- Olympic track cycling
- Venues: Vélodrome National de Saint-Quentin-en-Yvelines
- Dates: 6–7 August 2024
- Competitors: 44 from 10 nations
- Teams: 10
- Winning time: 4:04.306

Medalists
- 1st place, gold medalist(s):  / Chloé Dygert Kristen Faulkner Jennifer Valente Lily Williams / United States
- 2nd place, silver medalist(s):  / Bryony Botha Emily Shearman Nicole Shields Ally Wollaston / New Zealand
- 3rd place, bronze medalist(s):  / Elinor Barker Josie Knight Anna Morris Jessica Roberts / Great Britain

= Cycling at the 2024 Summer Olympics – Women's team pursuit =

The women's team pursuit event at the 2024 Summer Olympics took place from 6 to 7 August 2024 at the Vélodrome National de Saint-Quentin-en-Yvelines.

==Background==

This was the 4th appearance of the event, which has been held at every Summer Olympics since its introduction in 2012.

==Competition format==
A team pursuit race involves two teams of four cyclists.
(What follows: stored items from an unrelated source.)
     if ((meta & 255u) == JR_ROLE_LEADER) { L = r; ++nlead; }
-    else if ((meta & 255u) != JR_ROLE_FOLLOWER) return false;
-    if ((meta >> 24) & 7u) return false;
-  }
-  if (nlead != 1) return false;
+    else if ((meta & 255u) != JR_ROLE_FOLLOWER) ok = false;
+    if ((meta >> 24) & 7u) ok = false;
+  }
+  if (!ok || nlead != 1) return 0;
+  const uint32_t f0 = L == 0 ? 1u : 0u;
   s.L = L;
-  s.F0 = L == 0 ? 1u : 0u;
-  const uint4 l0 = d.p0[s.rg(L)];
-  s.term = (uint64_t)l0.x | ((uint64_t)l0.y << 32);
-  s.tbase = d.tb[s.g];
+  s.F0 = f0;
   uint4 pl = p2[0], pf = p2[0];
-  const uint32_t f0i = L == 0 ? 1u : 0u;
+  uint32_t ocl = oc[0], ocf = oc[0];
+  s.maxkey = mk[0]; s.fmaxkey = mk[0];
 #pragma unroll
   for (int r = 0; r < R; ++r) {
-    if ((uint32_t)r == L) pl = p2[r];
-    if ((uint32_t)r == f0i) pf = p2[r];
+    if ((uint32_t)r == L) { pl = p2[r]; s.maxkey = mk[r]; ocl = oc[r]; }
+    if ((uint32_t)r == f0) { pf = p2[r]; s.fmaxkey = mk[r]; ocf = oc[r]; }
   }
   s.head = pl.x; s.commit = pl.y; s.idgen = pl.z;
   s.ckey = (pl.w >> 28) & 1u;
-  s.maxkey = d.mk[s.rg(L)];
-  if (!(s.idgen > s.head)) return false;
+  if (!(s.idgen > s.head)) return 0;
+  s.fhead = pf.x; s.fcommit = pf.y; s.fckey = (pf.w >> 28) & 1u;
+#pragma unroll
+  for (int r = 0; r < R; ++r)
+    if ((uint32_t)r != L && (p2[r].x != s.fhead || p2[r].y != s.fcommit || ((p2[r].w >> 28) & 1u) != s.fckey || mk[r] != s.fmaxkey))
+      return 0;
+  const uint4 l0 = d.p0[s.rg(L)];
   const uint4 l3 = d.p3[s.rg(L)];
+  uint4 prq[(R + 3) / 4];
+#pragma unroll
+  for (int q = 0; q < (R + 3) / 4; ++q) prq[q] = d.pr[(size_t)q * s.plane + s.rg(L)];
+  constexpr uint32_t NU = R + JR_MAX_AE_BLOCKS;
+  uint4 lu[NU];
+  const uint32_t nu = min(min(ocl, d.U), NU);
+  uint4 fp0[R], fp1[R];
+  uint32_t fcs = 0;
+  if constexpr (lside) {
+#pragma unroll
+    for (uint32_t k = 0; k < NU; ++k)
+      lu[k] = k < nu ? d.ob[prv][((size_t)k * R + L) * d.Gp + s.g] : make_uint4(0u, 0u, 0u, 0u);
+    s.lfc = capture ? d.fc[s.rg(L)] : make_uint2(0u, 0u);
+  }
+  if constexpr (fside) {
+#pragma unroll
+    for (int r = 0; r < R; ++r) {
+      if ((uint32_t)r == L) continue;
+      if (r < SYM_FCHUNK) {
+        fp0[r] = d.p0[s.rg(r)];
+        fp1[r] = d.p1[s.rg(r)];
+      }
+      const uint2 c = d.fc[s.rg(r)];
+      fcs |= c.x | c.y;
+    }
+  }
+  s.term = (uint64_t)l0.x | ((uint64_t)l0.y << 32);
   s.hbtime = (uint64_t)l3.x | ((uint64_t)l3.y << 32);
-  const uint32_t f0 = s.F0;
-  s.fhead = pf.x; s.fcommit = pf.y; s.fckey = (pf.w >> 28) & 1u;
-  s.fmaxkey = d.mk[s.rg(f0)];
   const uint64_t hbgap = ((uint64_t)d.hb / p.dt + 1) * p.dt;
-#pragma unroll
-  for (int r = 0; r < R; ++r) {
-    if ((uint32_t)r == L) continue;
-    const uint4 a = d.p0[s.rg(r)];
-    if (((uint64_t)a.x | ((uint64_t)a.y << 32)) != s.term || a.z != L + 1 || a.w != L + 1) return false;
-    if (p2[r].x != s.fhead || p2[r].y != s.fcommit || ((p2[r].w >> 28) & 1u) != s.fckey) return false;
-    if (d.mk[s.rg(r)] != s.fmaxkey) return false;
-  }
-  if ((uint64_t)d.emin <= hbgap || s.hbtime > p.now) return false;
-  uint32_t ph[R];
-#pragma unroll
-  for (int q = 0; q < (R + 3) / 4; ++q) {
-    const uint4 v = d.pr[(size_t)q * s.plane + s.rg(L)];
-    if (q * 4 + 0 < R) ph[q * 4 + 0] = v.x;
-    if (q * 4 + 1 < R) ph[q * 4 + 1] = v.y;
-    if (q * 4 + 2 < R) ph[q * 4 + 2] = v.z;
-    if (q * 4 + 3 < R) ph[q * 4 + 3] = v.w;
-  }
+  if ((uint64_t)d.emin <= hbgap || s.hbtime > p.now) return 0;
   const uint32_t prmask = (pl.w >> 16) & 255u;
   s.ph_self = 0; s.ph_f = 0;
 #pragma unroll
   for (int r = 0; r < R; ++r) {
-    if ((uint32_t)r == L) s.ph_self = ph[r];
-    if ((uint32_t)r == f0) s.ph_f = ph[r];
+    const uint4 v = prq[r / 4];
+    const uint32_t ph = (r & 3) == 0 ? v.x : (r & 3) == 1 ? v.y : (r & 3) == 2 ? v.z : v.w;
+    if ((uint32_t)r == L) s.ph_self = ph;
+    if ((uint32_t)r == f0) s.ph_f = ph;
   }
   s.mode_self = (prmask >> L) & 1u;
   s.mode_f = (prmask >> f0) & 1u;
 #pragma unroll
-  for (int r = 0; r < R; ++r)
-    if ((uint32_t)r != L && (ph[r] != s.ph_f || ((prmask >> r) & 1u) != s.mode_f)) return false;
+  for (int r = 0; r < R; ++r) {
+    const uint4 v = prq[r / 4];
+    const uint32_t ph = (r & 3) == 0 ? v.x : (r & 3) == 1 ? v.y : (r & 3) == 2 ? v.z : v.w;
+    if ((uint32_t)r != L && (ph != s.ph_f || ((prmask >> r) & 1u) != s.mode_f)) return 0;
+  }
   constexpr uint32_t SYM_WINDOW = 16;
   const uint32_t top = min(s.maxkey, s.fmaxkey);
   const uint32_t lo_min = max(top > SYM_WINDOW - 1u ? top - (SYM_WINDOW - 1u) : 0u, s.tbase);
-  if (top < s.tbase || s.ph_f < lo_min || s.fcommit < lo_min || s.commit < lo_min || s.fhead < lo_min || s.fmaxkey > s.maxkey) return false;
+  if (top < s.tbase || s.ph_f < lo_min || s.fcommit < lo_min || s.commit < lo_min || s.fhead < lo_min || s.fmaxkey > s.maxkey) return 0;
   const uint32_t lo = min(min(s.ph_f, s.fcommit), min(s.commit, s.fhead));
   s.flo = lo;
   const uint64_t grow = (uint64_t)p.n_ticks * (1u + p.n_synth) + 2u;
-  if ((uint64_t)s.maxkey + grow >= (uint64_t)s.tbase + d.cap || (uint64_t)s.maxkey + grow >= FS_NOTIFY_BIT) return false;
-  {
+  if ((uint64_t)s.maxkey + grow >= (uint64_t)s.tbase + d.cap || (uint64_t)s.maxkey + grow >= FS_NOTIFY_BIT) return 0;
+  uint32_t verdict = SYM_OK;
+  if constexpr (lside) {
+    s.cache_fill(L, s.maxkey);
+    if (ocl) {
+      const bool hb = (lu[0].x & 15u) == JR_CMD_HEARTBEAT;
+      const uint32_t u0 = hb ? 1u : 0u;
+      if (hb) {
+        if ((lu[0].x >> 16) != TO_PEERS || lu[0].y != l0.x || lu[0].z != l0.y) return 0;
+        m.hb = 1; m.hb_commit = lu[0].w;
+      }
+      if (ocl > u0) {
+        const uint4 h = hb ? lu[1] : lu[0];
+        const uint32_t nb = (h.x >> 8) & 255u;
+        if ((h.x & 15u) != JR_CMD_APPEND_ENTRIES || (h.x >> 16) != f0 + 1u || h.y != l0.x || h.z != l0.y ||
+            ((h.x >> 4) & 1u) || nb > JR_MAX_AE_BLOCKS || h.w != u0 + 1u || ocl != u0 + 1u + nb + (uint32_t)(R - 2)) return 0;
+        m.ae = 1; m.ae_nb = nb;
+        bool same = true;
+#pragma unroll
+        for (uint32_t k = 1; k < NU; ++k) {
+          const uint4 v = lu[k];
+          if (k > u0 && k <= u0 + nb) {
+            uint32_t nx; uint64_t tk;
+            s.fetch(L, v.x, nx, tk);
+            same = same && nx == v.y && tk == ((uint64_t)v.z | ((uint64_t)v.w << 32));
+            m.set_id(k - u0 - 1u, v.x);
+          } else if (k > u0 + nb && k < ocl) {
+            const uint32_t j = k - u0 - nb, r = j + (j >= L ? 1u : 0u);
+            same = same && (v.x & 15u) == JR_CMD_APPEND_ENTRIES && (v.x >> 16) == r + 1u && v.y == l0.x && v.z == l0.y &&
+                   ((v.x >> 4) & 1u) && ((v.x >> 8) & 255u) == nb && v.w == u0 + 1u;
+          }
+        }
+        if (!same) return 0;
+      }
+    }
+    if (m.hb) verdict |= SYM_HB;
+  }
+  if constexpr (fside) {
+    s.share = capture && !fcs;
+    uint64_t t_last = 0;
+    {
+      const uint64_t due = s.hbtime + (uint64_t)d.hb + 1;
+      const uint64_t t_arr = (due > p.now ? (due - p.now + p.dt - 1) / p.dt : 0) + 1;
+      const uint64_t checked = t_arr < p.n_ticks ? t_arr : p.n_ticks;
+      t_last = checked ? p.now + (checked - 1) * p.dt : 0;
+      bool timers = true, votes = true;
+#pragma unroll
+      for (int r = 0; r < R; ++r) {
+        if ((uint32_t)r == L) continue;
+        const uint4 a = r < SYM_FCHUNK ? fp0[r] : d.p0[s.rg(r)], b = r < SYM_FCHUNK ? fp1[r] : d.p1[s.rg(r)];
+        votes = votes && ((uint64_t)a.x | ((uint64_t)a.y << 32)) == s.term && a.z == L + 1 && a.w == L + 1;
+        const uint64_t etime = (uint64_t)b.x | ((uint64_t)b.y << 32);
+        if (checked && t_last >= etime && t_last - etime > (uint64_t)b.z) timers = false;
+      }
+      if (!votes) return 0;
+      if (timers) verdict |= SYM_TIMER_OK;
+    }
+    if (ocf > 2) return 0;
+    s.cache_fill(f0, s.fmaxkey);
+    uint4 fu[R][2];
+    const uint32_t nfu = min(ocf, d.U);
+#pragma unroll
+    for (int r = 0; r < R && r < SYM_FCHUNK; ++r) {
+      if ((uint32_t)r == L) continue;
+#pragma unroll
+      for (uint32_t u = 0; u < 2; ++u)
+        fu[r][u] = u < nfu ? d.ob[prv][((size_t)u * R + r) * d.Gp + s.g] : make_uint4(0u, 0u, 0u, 0u);
+    }
+    bool same = true;
+    uint4 w0 = fu[0][0], w1 = fu[0][1];
+#pragma unroll
+    for (int r = 0; r < 2; ++r)
+      if ((uint32_t)r == f0) { w0 = fu[r][0]; w1 = fu[r][1]; }
+#pragma unroll
+    for (int r = 0; r < R; ++r) {
+      if ((uint32_t)r == L || (uint32_t)r == f0) continue;
+      const uint4 z = make_uint4(0u, 0u, 0u, 0u);
+      const uint4 v0 = r < SYM_FCHUNK ? fu[r][0] : 0u < nfu ? d.ob[prv][(size_t)r * d.Gp + s.g] : z;
+      const uint4 v1 = r < SYM_FCHUNK ? fu[r][1] : 1u < nfu ? d.ob[prv][((size_t)R + r) * d.Gp + s.g] : z;
+      same = same && oc[r] == ocf && (ocf < 1 || (v0.x == w0.x && v0.y == w0.y && v0.z == w0.z && v0.w == w0.w)) &&
+             (ocf < 2 || (v1.x == w1.x && v1.y == w1.y && v1.z == w1.z && v1.w == w1.w));
+    }
+    if (!same) return 0;
+    uint32_t u = 0;
+    if (u < ocf && (w0.x & 15u) == JR_CMD_HEARTBEAT_RESPONSE) {
+      if ((w0.x >> 16) != L + 1) return 0;
+      m.hbr = 1; m.hbr_has = (w0.x >> 4) & 1u; m.hbr_commit = w0.w;
+      ++u;
+    }
+    const uint4 w = u ? w1 : w0;
+    if (u < ocf && (w.x & 15u) == JR_CMD_APPEND_RESPONSE) {
+      if ((w.x >> 16) != L + 1 || w.y != l0.x || w.z != l0.y) return 0;
+      m.ar = 1; m.ar_head = w.w;
+      ++u;
+    }
+    if (u != ocf) return 0;
     constexpr uint32_t B = 4;
-    bool same = true;
     for (uint32_t b0 = lo; b0 <= s.fmaxkey && same; b0 += B) {
       uint32_t n0[B];
       unsigned long long t0[B];
@@ -538,96 +668,9 @@
         }
       }
     }
-    if (!same) return false;
-  }
-  m = SymMail{};
-  if (p.phases & PH_DRAIN) {
-  {
-    const uint32_t cnt = d.oc[prv][s.rg(L)];
-    uint32_t u = 0;
-    auto unit = [&](uint32_t k) { return d.ob[prv][((size_t)k * R + L) * d.Gp + s.g]; };
-    if (cnt > (uint32_t)(1 + JR_MAX_AE_BLOCKS + R)) return false;
-    if (u < cnt) {
-      const uint4 h = unit(u);
-      if ((h.x & 15u) == JR_CMD_HEARTBEAT) {
-        if ((h.x >> 16) != TO_PEERS || ((uint64_t)h.y | ((uint64_t)h.z << 32)) != s.term) return false;
-        m.hb = 1; m.hb_commit = h.w;
-        ++u;
-      }
-    }
-    if (u < cnt) {
-      uint32_t first = 0;
-      for (int r = 0; r < R; ++r) {
-        if ((uint32_t)r == L) continue;
-        if (u >= cnt) return false;
-        const uint4 h = unit(u);
-        if ((h.x & 15u) != JR_CMD_APPEND_ENTRIES || (h.x >> 16) != (uint32_t)r + 1u ||
-            ((uint64_t)h.y | ((uint64_t)h.z << 32)) != s.term) return false;
-        const uint32_t nb = (h.x >> 8) & 255u, ref = (h.x >> 4) & 1u;
-        if (!m.ae) {
-          if (ref || nb > JR_MAX_AE_BLOCKS || h.w != u + 1 || u + 1 + nb > cnt) return false;
-          m.ae = 1; m.ae_nb = nb; first = u + 1;
-          for (uint32_t k = 0; k < nb; ++k) {
-            const uint4 bu = unit(first + k);
-            uint32_t nx; uint64_t tk;
-            s.fetch(L, bu.x, nx, tk);
-            if (nx != bu.y || tk != ((uint64_t)bu.z | ((uint64_t)bu.w << 32))) return false;
-            m.set_id(k, bu.x);
-          }
-          u += 1 + nb;
-        } else {
-          if (!ref || nb != m.ae_nb || h.w != first) return false;
-          ++u;
-        }
-      }
-    }
-    if (u != cnt) return false;
-  }
-  {
-    const uint32_t cnt = d.oc[prv][s.rg(f0)];
-    if (cnt > 2) return false;
-    uint4 want[2] = {make_uint4(0, 0, 0, 0), make_uint4(0, 0, 0, 0)};
-    for (uint32_t u = 0; u < cnt; ++u) want[u] = d.ob[prv][((size_t)u * R + f0) * d.Gp + s.g];
-#pragma unroll
-    for (int r = 0; r < R; ++r) {
-      if ((uint32_t)r == L || (uint32_t)r == f0) continue;
-      if (d.oc[prv][s.rg(r)] != cnt) return false;
-      for (uint32_t u = 0; u < cnt; ++u) {
-        const uint4 v = d.ob[prv][((size_t)u * R + r) * d.Gp + s.g];
-        if (v.x != want[u].x || v.y != want[u].y || v.z != want[u].z || v.w != want[u].w) return false;
-      }
-    }
-    uint32_t u = 0;
-    if (u < cnt && (want[u].x & 15u) == JR_CMD_HEARTBEAT_RESPONSE) {
-      if ((want[u].x >> 16) != L + 1) return false;
-      m.hbr = 1; m.hbr_has = (want[u].x >> 4) & 1u; m.hbr_commit = want[u].w;
-      ++u;
-    }
-    if (u < cnt && (want[u].x & 15u) == JR_CMD_APPEND_RESPONSE) {
-      if ((want[u].x >> 16) != L + 1 || ((uint64_t)want[u].y | ((uint64_t)want[u].z << 32)) != s.term) return false;
-      m.ar = 1; m.ar_head = want[u].w;
-      ++u;
-    }
-    if (u != cnt) return false;
-  }
-  }
-  uint64_t t_arr = 0;
-  if (!m.hb) {
-    const uint64_t due = s.hbtime + (uint64_t)d.hb + 1;
-    t_arr = (due > p.now ? (due - p.now + p.dt - 1) / p.dt : 0) + 1;
-  }
-  const uint64_t checked = t_arr < p.n_ticks ? t_arr : p.n_ticks;
-  if (checked) {
-    const uint64_t t_last = p.now + (checked - 1) * p.dt;
-#pragma unroll
-    for (int r = 0; r < R; ++r) {
-      if ((uint32_t)r == L) continue;
-      const uint4 b = d.p1[s.rg(r)];
-      const uint64_t etime = (uint64_t)b.x | ((uint64_t)b.y << 32);
-      if (t_last >= etime && t_last - etime > (uint64_t)b.z) return false;
-    }
-  }
-  return true;
+    if (!same) return 0;
+  }
+  return verdict;
 }
 
 template <int R, bool SPLIT>
@@ -720,7 +763,7 @@
   const uint32_t g = blockIdx.x * blockDim.x + threadIdx.x;
   if (g >= d.Gp) return;
   SymGroup<R> s(d, g);
-  SymMail a, b;
+  SymMail a{}, b;
   s.abort = false;
   s.lcnt = s.fcnt = 0;
   s.n_hb = 0;
@@ -731,18 +774,10 @@
   s.rows = lane_smem + threadIdx.x;
   s.enc = lane_smem + 2 * SYM_ROWS * SYM_LANES + threadIdx.x;
   s.cache_clear();
-  bool ok = sym_enter(s, a, p, 1 - p.cur);
+  const uint32_t vl = sym_enter<SYM_SIDE_LEADER>(s, a, p, 1 - p.cur);
+  bool ok = sym_accept(vl, vl & SYM_OK ? sym_enter<SYM_SIDE_FOLLOWERS>(s, a, p, 1 - p.cur) : 0u);
   if (ok) {
-    s.cache_fill(s.L, s.maxkey);
-    s.cache_fill(s.F0, s.fmaxkey);
-    s.share = (d.flags & JR_F_CAPTURE_FSM) != 0;
-#pragma unroll
-    for (int r = 0; r < R; ++r) {
-      if ((uint32_t)r == s.L) continue;
-      const uint2 c = d.fc[s.rg(r)];
-      if (c.x | c.y) s.share = false;
-    }
-    s.enc_init_leader((d.flags & JR_F_CAPTURE_FSM) ? d.fc[s.rg(s.L)] : make_uint2(0u, 0u));
+    s.enc_init_leader(s.lfc);
     s.enc_init_followers();
     const jr_proposal* props = p.proposals;
     s.now = p.now;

Each team starts at opposite sides of the track. There are two ways to win: finish 16 laps (4 km) before the other team does or catch the other team. The time for each team is determined by the third cyclist to cross the finish line; the fourth cyclist does not need to finish.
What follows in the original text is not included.